Belval / pdf2image

A python module that wraps the pdftoppm utility to convert PDF to PIL Image object
MIT License
1.51k stars 187 forks source link

Wrong page range given: the first page (1) can not be after the last page (0). #234

Open camipozas opened 2 years ago

camipozas commented 2 years ago

Describe the bug I am running an image in Docker to read a pdf, convert it to image and later to text (there are scanned documents) and I get the following error, does anyone know why? I can't share the document :(

To Reproduce

  File "/usr/local/lib/python3.9/site-packages/pdf2image/pdf2image.py", line 479, in pdfinfo_from_path
    raise ValueError
ValueError

During handling of the above exception, another exception occurred:

Traceback (most recent call last):
  File "/opt/build/app/main.py", line 67, in <module>
    main()
  File "/opt/build/app/main.py", line 48, in main
    text_contract = read_pdf(contract)
  File "/opt/build/app/main.py", line 26, in read_pdf
    images_from_path = convert_from_path(
  File "/usr/local/lib/python3.9/site-packages/pdf2image/pdf2image.py", line 98, in convert_from_path
    page_count = pdfinfo_from_path(pdf_path, userpw, poppler_path=poppler_path)["Pages"]
  File "/usr/local/lib/python3.9/site-packages/pdf2image/pdf2image.py", line 488, in pdfinfo_from_path
    raise PDFPageCountError(
pdf2image.exceptions.PDFPageCountError: Unable to get page count.
Syntax Error: Gen inside xref table too large (bigger than INT_MAX)
Syntax Error: Invalid XRef entry 3
Syntax Error: Top-level pages object is wrong type (null)
Command Line Error: Wrong page range given: the first page (1) can not be after the last page (0).

Desktop (please complete the following information):

Additional context Dockerfile

FROM python:3.9
ENV LANG en_US.UTF-8

WORKDIR /opt/build

RUN apt update && apt-get install -y tesseract-ocr libtesseract-dev libleptonica-dev pkg-config poppler-utils

ADD requirements.txt requirements.txt
RUN pip install -r requirements.txt
# Copy env variables
ADD .env .env

# trained models
ADD tessdata/ tessdata/
ENV TESSDATA_PREFIX /opt/build/tessdata/

ADD app/ app/
RUN mkdir input

ENTRYPOINT ["python"]
CMD ["app/main.py"]
Belval commented 2 years ago

Thank you for taking the time to fill the issue template, it's much easier to help.

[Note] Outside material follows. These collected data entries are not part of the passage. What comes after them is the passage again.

static int64_t owned_pairs(const fc_ensemble *ens) {
  int64_t n = 0;
  const int64_t nb = ceil_div(ens->N, ens->row_block);
  for (int64_t lb = 0, b; (b = global_block(lb, ens->rank, ens->world)) < nb; ++lb)
    for (int64_t i = b * ens->row_block; i < std::min(ens->N, (b + 1) * ens->row_block); ++i) n += ens->N - 1 - i;
  return n;
}

static int sharded_levels_fallback(fc_ensemble *ens, double max_rmsd, double max_dev, int64_t min_per_group,
                                   int64_t row_block, uint8_t *mask_out, int64_t *stats) {
  const int64_t rank = comm_rank(), world = comm_world(), N = ens->N;
  int64_t st[6] = {0};
  FC_TRY(fc_prune_rmsd_begin(ens, max_rmsd, max_dev, nullptr, 0.0, rank, world, row_block, st));
  std::vector<uint8_t> mask((size_t)N, 1), mine((size_t)N), all((size_t)N * (size_t)world);
  for (int64_t k : kLadder) {
    int64_t alive = 0;
    for (uint8_t m : mask) alive += m;
    if (!(k == 1 || min_per_group * k < alive)) continue;
    FC_TRY(fc_prune_level(ens, k, mask.data(), mine.data()));
    FC_TRY(fc_allgather_mask(mine.data(), N, all.data()));
    for (int64_t i = 0; i < N; ++i) {
      uint8_t m = 1;
      for (int64_t r = 0; r < world; ++r) m = std::min(m, all[(size_t)r * N + i]);
      mask[(size_t)i] = m;
    }
  }
  int64_t alive = 0;
  for (int64_t i = 0; i < N; ++i) {
    mask_out[i] = mask[(size_t)i];
    alive += mask[(size_t)i];
  }
  if (stats) {
    for (int k = 0; k < 5; ++k) stats[k] = st[k];
    stats[5] = alive;
  }
  return FC_OK;
}

static int sharded_collect(fc_ensemble *ens, int64_t steps, bool overlap, uint8_t *mask_out, int64_t *stats,
                           bool *all_ok, int64_t *units = nullptr) {
  const int64_t W = ens->W;
  *all_ok = true;
  int64_t survivors = 0;
  for (int64_t k = 0; k < steps; ++k)
    if (!ladder_collect(ens, k, k == steps - 1 ? mask_out : nullptr, nullptr, &survivors, nullptr)) *all_ok = false;
  if (*all_ok && stats) {
    const unsigned long long *local = static_cast<const unsigned long long *>(ctx().pinned) +
                                      (size_t)steps * (size_t)(W + 16) + (size_t)(steps - 1) * 8;
    stats[0] = owned_pairs(ens);
    stats[1] = (int64_t)local[1];
    stats[2] = (int64_t)local[2];
    stats[3] = (int64_t)local[3];
    stats[4] = 0;
    stats[5] = survivors;
  }
  (void)overlap;
  if (*all_ok && units) {
    const uint64_t *cnt_last = static_cast<const uint64_t *>(ctx().pinned) + (size_t)(steps - 1) * (size_t)(W + 16) + W;
    units[0] = (int64_t)cnt_last[13];
    units[1] = (int64_t)cnt_last[15];
  }
  return FC_OK;
}

extern "C" {

int fc_prune_rmsd_sharded(fc_ensemble *ens, double max_rmsd, double max_dev, int64_t min_per_group,
                          int64_t row_block, uint8_t *mask_out, int64_t *stats) {
  FC_API_LOCK;
  FC_REQUIRE(ens && mask_out, "NULL pointer argument");
  FC_REQUIRE(max_rmsd > 0.0 && max_dev > 0.0 && min_per_group >= 1, "bad arguments");
  FC_TRY(ensure_init());
  if (ens->N == 0) return FC_OK;
  if (row_block <= 0) row_block = default_row_block();
  bool ok = false;
  const int64_t world = comm_world();
  const int64_t cap = 1024 + 4 * ens->N / world;
  const bool device_path = (uint64_t)world * (uint64_t)cap <= kPairLadderCap && (size_t)2 * ens->W * sizeof(uint64_t) <= 60 * 1024;
  if (device_path) {
    double ms = 0.0;
    FC_TRY(sharded_pipeline(ens, 1, max_rmsd, max_dev, min_per_group, row_block, false, &ms, nullptr));
    FC_TRY(sharded_collect(ens, 1, false, mask_out, stats, &ok));
    if (ok && stats) stats[4] = (int64_t)(ms * 1e6);
  }
  if (!ok) FC_TRY(sharded_levels_fallback(ens, max_rmsd, max_dev, min_per_group, row_block, mask_out, stats));
  return FC_OK;
}

int fc_bench_prune_rmsd_sharded(fc_ensemble *ens, double max_rmsd, double max_dev, int64_t reps, int overlap,
                                double *ms_screen_kernel, double *ms_step, uint8_t *mask_out, int64_t *stats) {
  FC_API_LOCK;
  FC_REQUIRE(ens && reps >= 1 && reps <= 1024, "bad arguments");
  FC_REQUIRE(max_rmsd > 0.0 && max_dev > 0.0, "thresholds must be positive");
  FC_TRY(ensure_init());
  FC_REQUIRE(ens->N > 0, "empty ensemble");
  const int64_t row_block = default_row_block();
  double ms = 0.0, total = 0.0;
  FC_TRY(sharded_pipeline(ens, reps, max_rmsd, max_dev, 20, row_block, overlap != 0, &ms, &total));
  bool ok = false;
  std::vector<uint8_t> scratch;
  if (!mask_out) {
    scratch.resize((size_t)ens->N);
    mask_out = scratch.data();
  }
  if (stats) stats[6] = stats[7] = 0;
  FC_TRY(sharded_collect(ens, reps, overlap != 0, mask_out, stats, &ok, stats ? stats + 6 : nullptr));
  if (!ok) FC_TRY(sharded_levels_fallback(ens, max_rmsd, max_dev, 20, row_block, mask_out, stats));
  if (ms_screen_kernel) *ms_screen_kernel = ms;
  if (ms_step) *ms_step = total / (double)reps;
  return FC_OK;
}

}

extern "C" {

int fc_screen_last_kind(void) { return last_screen_kind(); }

int fc_prune_conventions(int drop_later) {
  FC_API_LOCK;
  prune_conventions_set(drop_later);
  return FC_OK;
}

int fc_debug_mfma_f16_model(int64_t trials, int64_t *flags_out, double *worst_out) {
  FC_API_LOCK;
  FC_REQUIRE(flags_out && worst_out && trials >= 0 && trials <= (1 << 24), "NULL output or trials outside 0..2^24");
  FC_TRY(ensure_init());
  return h2_model_report(trials, flags_out, worst_out);
}

int fc_debug_h2_covariance(fc_ensemble *ens, int64_t ib, int64_t jb, float *B_out, double *scale_out, double *entry_bound_out) {
  FC_API_LOCK;
  FC_REQUIRE(ens && B_out && scale_out && entry_bound_out, "NULL argument");
  FC_REQUIRE(ib >= 0 && jb >= 0 && ib % 16 == 0 && jb % 16 == 0 && ib + 16 <= ens->Npad && jb + 16 <= ens->Npad,
             "tile origin must be a multiple of 16 inside the padded ensemble");
  FC_TRY(ensure_init());
  FC_REQUIRE(ens->epoch == ctx().epoch, "ensemble belongs to a context that was shut down");
  double scale = 0.0;
  FC_TRY(ensure_h2_operands(ens, &scale));
  *scale_out = scale;
  const int64_t KS2 = (ens->A + 31) / 32;
  *entry_bound_out = kabsch_h2_entry_bound(KS2);
  if (scale == 0.0) return FC_OK;
  DevBuf out;
  FC_TRY(out.reserve(256 * 9 * sizeof(float)));
  FC_TRY(launch_h2_cov_tile(ens, ib, jb, out.as<float>()));
  FC_TRY(d2h(B_out, out.p, 256 * 9 * sizeof(float)));
  return sync();
}

int fc_screen_select(int kind) {
  FC_API_LOCK;
  FC_REQUIRE(kind == 0 || kind == 16 || kind == 32 || kind == 64, "kind must be 0 (automatic), 16, 32 or 64");
  screen_select(kind);
  return FC_OK;
}

int fc_bench_refine(fc_ensemble *ens, double max_rmsd, double max_dev, int64_t reps, double *ms_refine,
                    int64_t *n_candidates) {
  FC_API_LOCK;
  FC_REQUIRE(ens && reps >= 1 && reps <= 4096, "bad arguments");
  FC_TRY(ensure_init());
  FC_TRY(ensemble_shard(ens, 0, 1, default_row_block()));
  Context &c = ctx();
  ens->lean = true;
  FC_HIP_TRY(hipMemsetAsync(ens->counters.p, 0, kCounters * sizeof(uint64_t), c.stream));
  FC_TRY(launch_simbits_screen(ens, max_rmsd * max_rmsd + kScreenMargin));
  {
    unsigned long long h0[8] = {0};
    FC_TRY(d2h(h0, ens->counters.p, sizeof h0));
    FC_TRY(sync());
    note_candidates(ens, h0[6], ens->last_similar < 0 ? 0 : (unsigned long long)ens->last_similar);
  }
  std::vector<hipEvent_t> &ev = c.ev_pool;
  while ((int64_t)ev.size() < 2 * reps) {
    hipEvent_t e = nullptr;
    FC_HIP_TRY(hipEventCreate(&e));
    ev.push_back(e);
  }
  auto *cnt = reinterpret_cast<unsigned long long *>(ens->counters.p);
  for (int64_t r = 0; r < reps; ++r) {
    FC_HIP_TRY(hipMemsetAsync(cnt + 1, 0, 3 * sizeof(uint64_t), c.stream));
    FC_HIP_TRY(hipEventRecord(ev[2 * r], c.stream));
    FC_TRY(launch_simbits_refine(ens, max_rmsd, max_dev, nullptr, 0.0));
    FC_HIP_TRY(hipEventRecord(ev[2 * r + 1], c.stream));
  }
  unsigned long long h[32] = {0};
  FC_TRY(d2h(h, ens->counters.p, sizeof h));
  FC_TRY(sync());
  if (getenv("FC_DEBUG") && h[22])
    fprintf(stderr, "[fc] refine buckets: %llu wave-items, %llu with pairs; mean ticks (100 MHz) staging %.1f, compute %.1f\n", h[22], h[23],
            (double)h[20] / (double)h[22], (double)h[21] / (double)h[22]);
  if (getenv("FC_DEBUG") && h[27])
    fprintf(stderr, "[fc] refine buckets, wave 0 per item (%llu rounds): covariance pass %.1f ticks, polynomial + rotation %.1f, + deviation pass %.1f\n",
            h[27], (double)h[26] / (double)h[27], (double)h[24] / (double)h[27], (double)h[25] / (double)h[27]);
  double sum = 0.0;
  for (int64_t r = 0; r < reps; ++r) {
    float ms = 0.f;
    FC_HIP_TRY(hipEventElapsedTime(&ms, ev[2 * r], ev[2 * r + 1]));
    sum += ms;
  }
  if (ms_refine) *ms_refine = sum / (double)reps;
  if (n_candidates) *n_candidates = (int64_t)h[1];
  if (h[6] > (unsigned long long)ens->pairq_cap)
    return set_error(FC_E_LIMIT, "the candidate-pair queue overflowed (%llu > %lld): this probe times the pair refine only",
                     h[6], (long long)ens->pairq_cap);
  return FC_OK;
}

Is this only with one or a few PDFs?

Also, can you run pdftoppm -r 200 -jpeg your_file.pdf out and see if that also gives you an error?

camipozas commented 2 years ago

Hello, I was doing analysis of the pdfs that gave me an error and they all had docusign, but it also happens that others with docusing usually run correctly. I don't know how to upgrade poppler-utils in docker. I'd read this before, Pdf2Image library failing to read pdf signed using docusign

camipozas commented 2 years ago

Hello, I solved the mistake. The solution is create an ubuntu image, then install python (my case) and then install my things. It's the only way for now... When I get inside the container I saw this version of poppler:

poppler-utils:
  Installed: 20.09.0-3.1
  Candidate: 20.09.0-3.1
  Version table:
 * 20.09.0-3.1 500
        500 http://deb.debian.org/debian bullseye/main amd64 Packages
        100 /var/lib/dpkg/status

And I know that I need +21.03.00...so after doing the solution, the image have:

poppler-utils:
  Installed: 22.02.0-2
  Candidate: 22.02.0-2
  Version table:
 * 22.02.0-2 500
        500 http://archive.ubuntu.com/ubuntu jammy/main amd64 Packages
        100 /var/lib/dpkg/status

If anyone has a question please contact me, happy to help.

faltunik commented 2 years ago

What I still don't understand what cause miscount?

camipozas commented 2 years ago

@faltunik sorry I don't know what cause the issue in details..I only know a priori the cause and the solution

Belval commented 2 years ago

This is a poppler issue unfortunately so there is not much that can be done on my side. I might add a check that raises a warning so that people are aware.

camipozas commented 2 years ago

if you want can I add the documentation to your project. I can make a fork and then upload the PR.

Belval commented 2 years ago

I appreciate the offer, but I am not sure what's the best way/place to document this yet.

It could be:

For the code warning it would using the warning module (https://docs.python.org/3/library/warnings.html#warnings.warn):

warnings.warn(f"Detected popper version {poppler_version_major}.{poppler_version_minor} is known to fail on some PDFs in rare cases")

Code warning is more intrusive and might be overkill depending on how common this issue is.

puneetjindal commented 5 months ago

@camipozas How do you check whether a particular pdf is a scanned pdf or not?